The FDA has now approved Verzenio for postmenopausal women with HR-positive/HER2-negative advanced or metastatic breast cancer that is being treated for the first time. More than 70 percent of all breast cancers are HR-positive and HER2-negative, according to the American Cancer Society.
Verzenio was approved in September 2017 for use in combination with the estrogen blocker Falsodex (fulvestrant) for the treatment of women with HR-positive/HER2-negative advanced or metastatic breast cancer whose disease progresses after hormone therapy. It was also approved as monotherapy for adults—including men—who experience progression after hormone therapy and chemotherapy for metastatic breast cancer.
Verzenio, made by Eli Lilly and Company, is a cyclindependent kinase inhibitor that blocks both CDK4 and CDK6. These proteins play a role in regulating cell division, and blocking their action can slow the growth of cancer cells.
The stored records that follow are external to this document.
__device__ __forceinline__ WgGeom geom_out(const nm_job_t* J, const nm_modality_t& md, int ch, float* patch) {
  const int Hl = J->H[0], d0 = ch * OCH, valid = min(OCH, md.D - d0);
  GAS char* const oimg = (GAS char*)J->wsh + md.out_s + (int64_t)ch * OBLOB_BYTES;
  return WgGeom{valid, Hl, 0, rup(Hl + 1, 16),
                WgT{md.out_w + (int64_t)(d0 >> 4) * ktiles(Hl) * 256, md.out_b + d0, oimg, LDP * 2, (GAS float*)(oimg + OIMG_BYTES), patch}};
}
__device__ __forceinline__ WgGeom geom_dec(const nm_job_t* J, const nm_modality_t& md, int d, float* patch) {
  const int L = J->L, Kin = (d == 0) ? J->Z + J->C : J->H[L - d], Nout = J->H[L - 1 - d];
  GAS char* const dimg = (GAS char*)J->wsh + md.dec_s[d];
  return WgGeom{Nout, Kin, 0, rup(Kin + 1, 16),
                WgT{md.dec_w[d], md.dec_b[d], dimg, blob_kp(Kin) * 2, (GAS float*)(dimg + cimg_bytes(Nout, Kin)), patch}};
}
__device__ __forceinline__ WgGeom geom_head(const nm_job_t* J, const nm_modality_t& md, int which, float* patch) {
  const int Hh = J->H[J->L - 1], Zs = rup(J->Z, 16), hkp = blob_kp(Hh);
  GAS char* const img = (GAS char*)J->wsh + md.heads_s;
  GAS float* const hvec = (GAS float*)(img + cimg_bytes(2 * Zs, Hh));
  return which == 0 ? WgGeom{J->Z, Hh, 0, rup(Hh + 1, 16), WgT{md.mu_w, md.mu_b, img, hkp * 2, hvec, patch}}
                    : WgGeom{J->Z, Hh, 0, rup(Hh + 1, 16), WgT{md.lv_w, md.lv_b, img + (int64_t)Zs * hkp * 2, hkp * 2, hvec + Zs, patch}};
}
__device__ __forceinline__ WgGeom geom_enc(const nm_job_t* J, const nm_modality_t& md, int e, float* patch) {
  const int Kin = J->H[e - 1], Nout = J->H[e];
  GAS char* const eimg = (GAS char*)J->wsh + md.enc_s[e];
  return WgGeom{Nout, Kin, 0, rup(Kin + 1, 16),
                WgT{md.enc_w[e], md.enc_b[e], eimg, blob_kp(Kin) * 2, (GAS float*)(eimg + cimg_bytes(Nout, Kin)), patch}};
}
__device__ __forceinline__ WgGeom geom_l0(const nm_job_t* J, const nm_modality_t& md, int kc, float* patch) {
  const int Kx = md.Kx, K0 = md.D + J->C, N0 = J->H[0];
  GAS char* const img = (GAS char*)J->wsh + md.enc_s[0];
  return WgGeom{N0, K0, kc * XCH, min(XCH, Kx - kc * XCH),
                WgT{md.enc_w[0], md.enc_b[0], img + (int64_t)kc * XCH * 2, Kx * 2, (GAS float*)(img + l0_img_bytes(N0, Kx)), patch}};
}

__device__ __forceinline__ int experts(const nm_job_t* J) { return J->M_enc > 0 ? J->M_enc : J->M; }
__host__ __device__ inline int head_chunk0(const nm_job_t* J, int m) {
  int q = 0;
  for (int i = 0; i < m; ++i) q += (J->mod[i].D + XCH - 1) / XCH;
  return q;
}
struct Fuse { float mu, lv, var; };
struct Lat { float mu[NM_MAX_EXP], lv[NM_MAX_EXP]; };
__device__ __forceinline__ void softmax_alpha(const nm_job_t* J, float (&al)[NM_MAX_EXP]) {
#pragma clang fp contract(off)
  float mx = -INFINITY;
#pragma unroll
  for (int m = 0; m < NM_MAX_EXP; ++m)
    if (m < experts(J)) mx = fmaxf(mx, asg(J->params)[J->mod[m].alpha]);
  float s = 0.f;
#pragma unroll
  for (int m = 0; m < NM_MAX_EXP; ++m) {
    al[m] = (m < experts(J)) ? fx_exp(asg(J->params)[J->mod[m].alpha] - mx) : 0.f;
    s += al[m];
  }
  const float rs_ = fx_rcp(s);
#pragma unroll
  for (int m = 0; m < NM_MAX_EXP; ++m) al[m] *= rs_;
}
__device__ __forceinline__ Fuse fuse_fwd(const nm_job_t* J, const Lat& L, const float (&al)[NM_MAX_EXP]) {
#pragma clang fp contract(off)
  const int M = experts(J);
  Fuse f;
  if (M == 1 && J->single_bypass) { f.mu = L.mu[0]; f.var = fx_exp(L.lv[0]); f.lv = fx_log(f.var); return f; }
  const int cb = J->combine;
  float S = 0.f, Smu = 0.f, sm = 0.f, sv = 0.f;
#pragma unroll
  for (int m = 0; m < NM_MAX_EXP; ++m) {
    if (m < M) {
      float var = fx_exp(L.lv[m]);
      float w = (cb == NM_COMBINE_POE2V) ? fx_exp(-var) : ((cb == NM_COMBINE_GPOE) ? al[m] * fx_rcp(var) : fx_rcp(var));
      S += w; Smu += L.mu[m] * w;
      sm += L.mu[m]; sv += var;
    }
  }
  if (cb == NM_COMBINE_MOE) { f.mu = sm * fx_rcp((float)M); f.var = sv * fx_rcp((float)M); }
  else {
    f.var = fx_rcp(S); f.mu = Smu * f.var;
    if (cb == NM_COMBINE_MOPOE) { f.mu = (sm + f.mu) * fx_rcp((float)(M + 1)); f.var = (sv + f.var) * fx_rcp((float)(M + 1)); }
    if (cb == NM_COMBINE_POE2V) f.var = fx_log(fx_rcp(S));
  }
  if (J->var_floor > 0.f) f.var = fmaxf(f.var, J->var_floor);
  f.lv = fx_log(f.var);
  return f;
}
struct FuseGrad { float dmu[NM_MAX_EXP], dlv[NM_MAX_EXP], dal[NM_MAX_EXP]; };
__device__ __forceinline__ FuseGrad fuse_bwd(const nm_job_t* J, const Lat& L, const float (&al)[NM_MAX_EXP], float dmu_j,
                                             float dlv_j) {
#pragma clang fp contract(off)
  const int M = experts(J);
  FuseGrad G;
#pragma unroll
  for (int m = 0; m < NM_MAX_EXP; ++m) { G.dmu[m] = 0.f; G.dlv[m] = 0.f; G.dal[m] = 0.f; }
  if (M == 1 && J->single_bypass) { G.dmu[0] = dmu_j; G.dlv[0] = dlv_j; return G; }
  const int cb = J->combine;
  float S = 0.f, Smu = 0.f, sv = 0.f;
#pragma unroll
  for (int m = 0; m < NM_MAX_EXP; ++m) {
    if (m < M) {
      float w = (cb == NM_COMBINE_POE2V) ? fx_exp(-fx_exp(L.lv[m])) : fx_exp(-L.lv[m]) * ((cb == NM_COMBINE_GPOE) ? al[m] : 1.0f);
      S += w; Smu += L.mu[m] * w;
      sv += fx_exp(L.lv[m]);
    }
  }
  if (J->var_floor > 0.f) {
    const float var_p0 = fx_rcp(S);
    const float var_u = (cb == NM_COMBINE_MOE) ? sv * fx_rcp((float)M) : (cb == NM_COMBINE_MOPOE) ? (sv + var_p0) * fx_rcp((float)(M + 1))
                        : (cb == NM_COMBINE_POE2V) ? fx_log(var_p0) : var_p0;
    if (!(var_u > J->var_floor)) dlv_j = 0.f;
  }
  if (cb == NM_COMBINE_POE2V) {
    const float rS = fx_rcp(S), mu_p = Smu * rS, u = fx_log(rS);
#pragma unroll
    for (int m = 0; m < NM_MAX_EXP; ++m) {
      if (m < M) {
        const float v = fx_exp(L.lv[m]), r = fx_exp(-v) * rS;
        G.dmu[m] = dmu_j * r;
        G.dlv[m] = -dmu_j * (L.mu[m] - mu_p) * r * v + dlv_j * r * v * fx_rcp(u);
      }
    }
    return G;
  }
  if (cb == NM_COMBINE_MOE) {
#pragma unroll
    for (int m = 0; m < NM_MAX_EXP; ++m)
      if (m < M) { G.dmu[m] = dmu_j * fx_rcp((float)M); G.dlv[m] = dlv_j * fx_exp(L.lv[m]) * fx_rcp(sv); }
    return G;
  }
  const float var_p = fx_rcp(S), mu_p = Smu * var_p;
  float dmu_p = dmu_j, dlv_p = dlv_j, e_mu = 0.f, e_lv = 0.f;
  if (cb == NM_COMBINE_MOPOE) {
    float var_j = (sv + var_p) * fx_rcp((float)(M + 1));
    dmu_p = dmu_j * fx_rcp((float)(M + 1));
    dlv_p = dlv_j * var_p * fx_rcp((M + 1) * var_j);
    e_mu = dmu_j * fx_rcp((float)(M + 1));
    e_lv = dlv_j * fx_rcp((M + 1) * var_j);
  }
#pragma unroll
  for (int m = 0; m < NM_MAX_EXP; ++m) {
    if (m < M) {
      float pm = fx_exp(-L.lv[m]);
      float r = var_p * pm * ((cb == NM_COMBINE_GPOE) ? al[m] : 1.0f);
      G.dmu[m] = dmu_p * r + e_mu;
      G.dlv[m] = -dmu_p * r * (L.mu[m] - mu_p) + dlv_p * r + e_lv * fx_exp(L.lv[m]);
      if (cb == NM_COMBINE_GPOE) G.dal[m] = dmu_p * var_p * pm * (L.mu[m] - mu_p) - dlv_p * var_p * pm;
    }
  }
  return G;
}
__device__ __forceinline__ float pick(const float (&a)[NM_MAX_EXP], int m) {
  float r = a[0];
#pragma unroll
  for (int q = 1; q < NM_MAX_EXP; ++q) {
    float t = (q == m) ? a[q] : r;
    asm volatile("" : "+v"(t));
    r = t;
  }
  return r;
}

Two other drugs in this class, Pfizer’s Ibrance (palbociclib) and Novartis’s Kisqali (ribociclib) are also approved for women with HR-positive/HER2-negative breast cancer.
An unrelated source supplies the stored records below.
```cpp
PYBIND11_MODULE(TORCH_EXTENSION_NAME, mod) {
  mod.def("gae_scan", &gae_scan,
          "segmented GAE reverse scan + whitening (gfx950)");
  mod.def("ppo_loss_gauss_fwd", &ppo_loss_gauss_fwd,
          "fused DiagGaussian PPO loss forward (gfx950)");
  mod.def("ppo_loss_gauss_bwd", &ppo_loss_gauss_bwd,
          "fused DiagGaussian PPO loss backward (gfx950)");
  mod.def("ppo_loss_cat_fwd", &ppo_loss_cat_fwd,
          "fused Categorical PPO loss forward (gfx950)");
  mod.def("ppo_loss_cat_bwd", &ppo_loss_cat_bwd,
          "fused Categorical PPO loss backward (gfx950)");
  mod.def("cat_sample", &cat_sample,
          "Gumbel-max categorical sampling, counter-based RNG (gfx950)");
  mod.def("bf16_mm256", &bf16_mm256,
          "bf16 MFMA GEMM, 256^2 tile, pipelined glds, fused epilogues "
          "(gfx950)");
  mod.def("bf16_mm_small", &bf16_mm_small,
          "guarded bf16 MFMA GEMM for ragged heads shapes (gfx950)");
  mod.def("bf16_transpose", &bf16_transpose,
          "bf16 2D transpose with fused column sums (gfx950)");
  mod.def("gauss_gh_wide", &gauss_gh_wide,
          "wide-policy PPO loss gradient -> bf16 [g_pd | g_v] (gfx950)");
  mod.def("adam_step", &adam_step, "fused flat Adam step (gfx950)");
  mod.def("adam_step_dev", &adam_step_dev,
          "graph-replayable fused Adam (device step/lr) (gfx950)");
  mod.def("rollout_run", &rollout_run,
          "fused T-step rollout: MLP fwd + sample + synthetic env (gfx950)");
  mod.def("rollout_sample", &rollout_sample,
          "per-step action sampling + eps-greedy (v3 rollout) (gfx950)");
  mod.def("gemm_env_step", &gemm_env_step,
          "fused G-GEMM + env transition epilogue + per-env finish "
          "(v3 rollout; gfx950)");
  mod.def("rollout_env_step", &rollout_env_step,
          "per-step synthetic env finish: tanh/reward/done/reset (gfx950)");
  mod.def("rollout_moments", &rollout_moments,
          "episode-reward moments from reward/done streams (gfx950)");
  mod.def("ppo_loss_gauss_gh", &ppo_loss_gauss_gh,
          "wave-per-row PPO loss gradient -> [g_pd | g_v] (gfx950)");
  mod.def("gemm_fwd", &gemm_fwd,
          "MFMA f32 layer forward C=act(X@Wt+b), fused tanh (gfx950)");
  mod.def("dw_mfma", &dw_mfma,
          "MFMA f32 split-K dW += delta^T@acts into flat grad (gfx950)");
  mod.def("mlp_chunk_supported", &mlp_chunk_supported,
          "shape eligibility for the fused chunk-step kernel (gfx950)");
  mod.def("mlp_chunk_train", &mlp_chunk_train,
          "fused small-MLP training chunk step: fwd+PPO grad+bwd+dW "
          "partials + slab-reduce Adam (gfx950)");
}
```

dppo_amd/ops/hip/common.h:

```cpp
#pragma once

#include <hip/hip_runtime.h>

#define DEV_INLINE __device__ __forceinline__

constexpr int WAVE = 64;
constexpr int N_CU = 256;

DEV_INLINE float wave_reduce_sum(float x) {
  #pragma unroll
  for (int off = WAVE / 2; off > 0; off >>= 1) x += __shfl_down(x, off, WAVE);
  return x;
}

DEV_INLINE void wave_atomic_add(double* dst, float val) {
  float w = wave_reduce_sum(val);
  if ((threadIdx.x & (WAVE - 1)) == 0) atomicAdd(dst, static_cast<double>(w));
}

DEV_INLINE float fast_tanhf(float x) {
  const float e = __expf(2.0f * x);
  return 1.0f - 2.0f / (e + 1.0f);
}

DEV_INLINE int64_t gidx() {
  return static_cast<int64_t>(blockIdx.x) * blockDim.x + threadIdx.x;
}

DEV_INLINE int64_t gstride() {
  return static_cast<int64_t>(gridDim.x) * blockDim.x;
}

inline int elementwise_grid(int64_t n, int block) {
  int64_t g = (n + block - 1) / block;
  const int64_t cap = 2048;
  return static_cast<int>(g < cap ? (g > 0 ? g : 1) : cap);
}
```

dppo_amd/ops/hip/mfma_gemm.hip:

```cpp

#include <hip/hip_runtime.h>
#include <torch/extension.h>
#include <c10/hip/HIPStream.h>

#include "common.h"

namespace {

using f32x16 = __attribute__((ext_vector_type(16))) float;

constexpr int BK = 16;
constexpr int M_WAVE = 32;
constexpr int FWD_WAVES = 4;
constexpr int FWD_M = FWD_WAVES * M_WAVE;
constexpr int MAX_NT = 4;

DEV_INLINE int cd_row(int reg, int lane) {
  return (reg & 3) + 8 * (reg >> 2) + 4 * (lane >> 5);
}


struct FwdArgs {
  const float* X;
  const float* Wt;
  const float* bias;
  const float* aux;
  float* C;
  float* v;
  int64_t B;
  int K, N;
  int activation;
  int heads;
  int wt_layout;
  int ldc;
  int ablate;
  const float* env_xin;
  float* env_x;
  const float* envd;
  const int* horizons;
  const int* tcount;
  const long long* seed_dev;
  float* env_rsum;
  float sigma;
  int step;
};

DEV_INLINE unsigned g_lowbias32(unsigned x) {
  x ^= x >> 16;
  x *= 0x7feb352dU;
  x ^= x >> 15;
  x *= 0x846ca68bU;
  x ^= x >> 16;
  return x;
}
DEV_INLINE float2 g_rng_normal2(unsigned seed, int env, int step, int slot) {
  const unsigned h = g_lowbias32(seed ^ (unsigned)env * 0x9E3779B9U ^
                                 (unsigned)step * 0x85EBCA6BU ^
                                 (unsigned)slot * 0xC2B2AE35U);
  const float u1 = ((h >> 16) + 1) * (1.0f / 65537.0f);
  const float u2 = (h & 0xFFFFu) * (1.0f / 65536.0f);
  const float r = sqrtf(-2.0f * __logf(u1));
  float sn, cs;
  __sincosf(6.2831853071795865f * u2, &sn, &cs);
  return make_float2(r * cs, r * sn);
}
DEV_INLINE float g_rng_normal(unsigned seed, int env, int step, int slot) {
  return g_rng_normal2(seed, env, step, slot).x;
}
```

The Phase III MONARCH 3 trial included 493 postmenopausal women with HR-positive/HER2-negative locally advanced or metastatic breast cancer; the median age was 63. Most had cancer spread to their internal organs or bones. They were randomly assigned to receive either Verzenio or a placebo, taken by mouth twice daily, plus their physician’s choice of Femara (letrozole) or Arimidex (anastrozole), two aromatase inhibitors that interfere with estrogen production after menopause.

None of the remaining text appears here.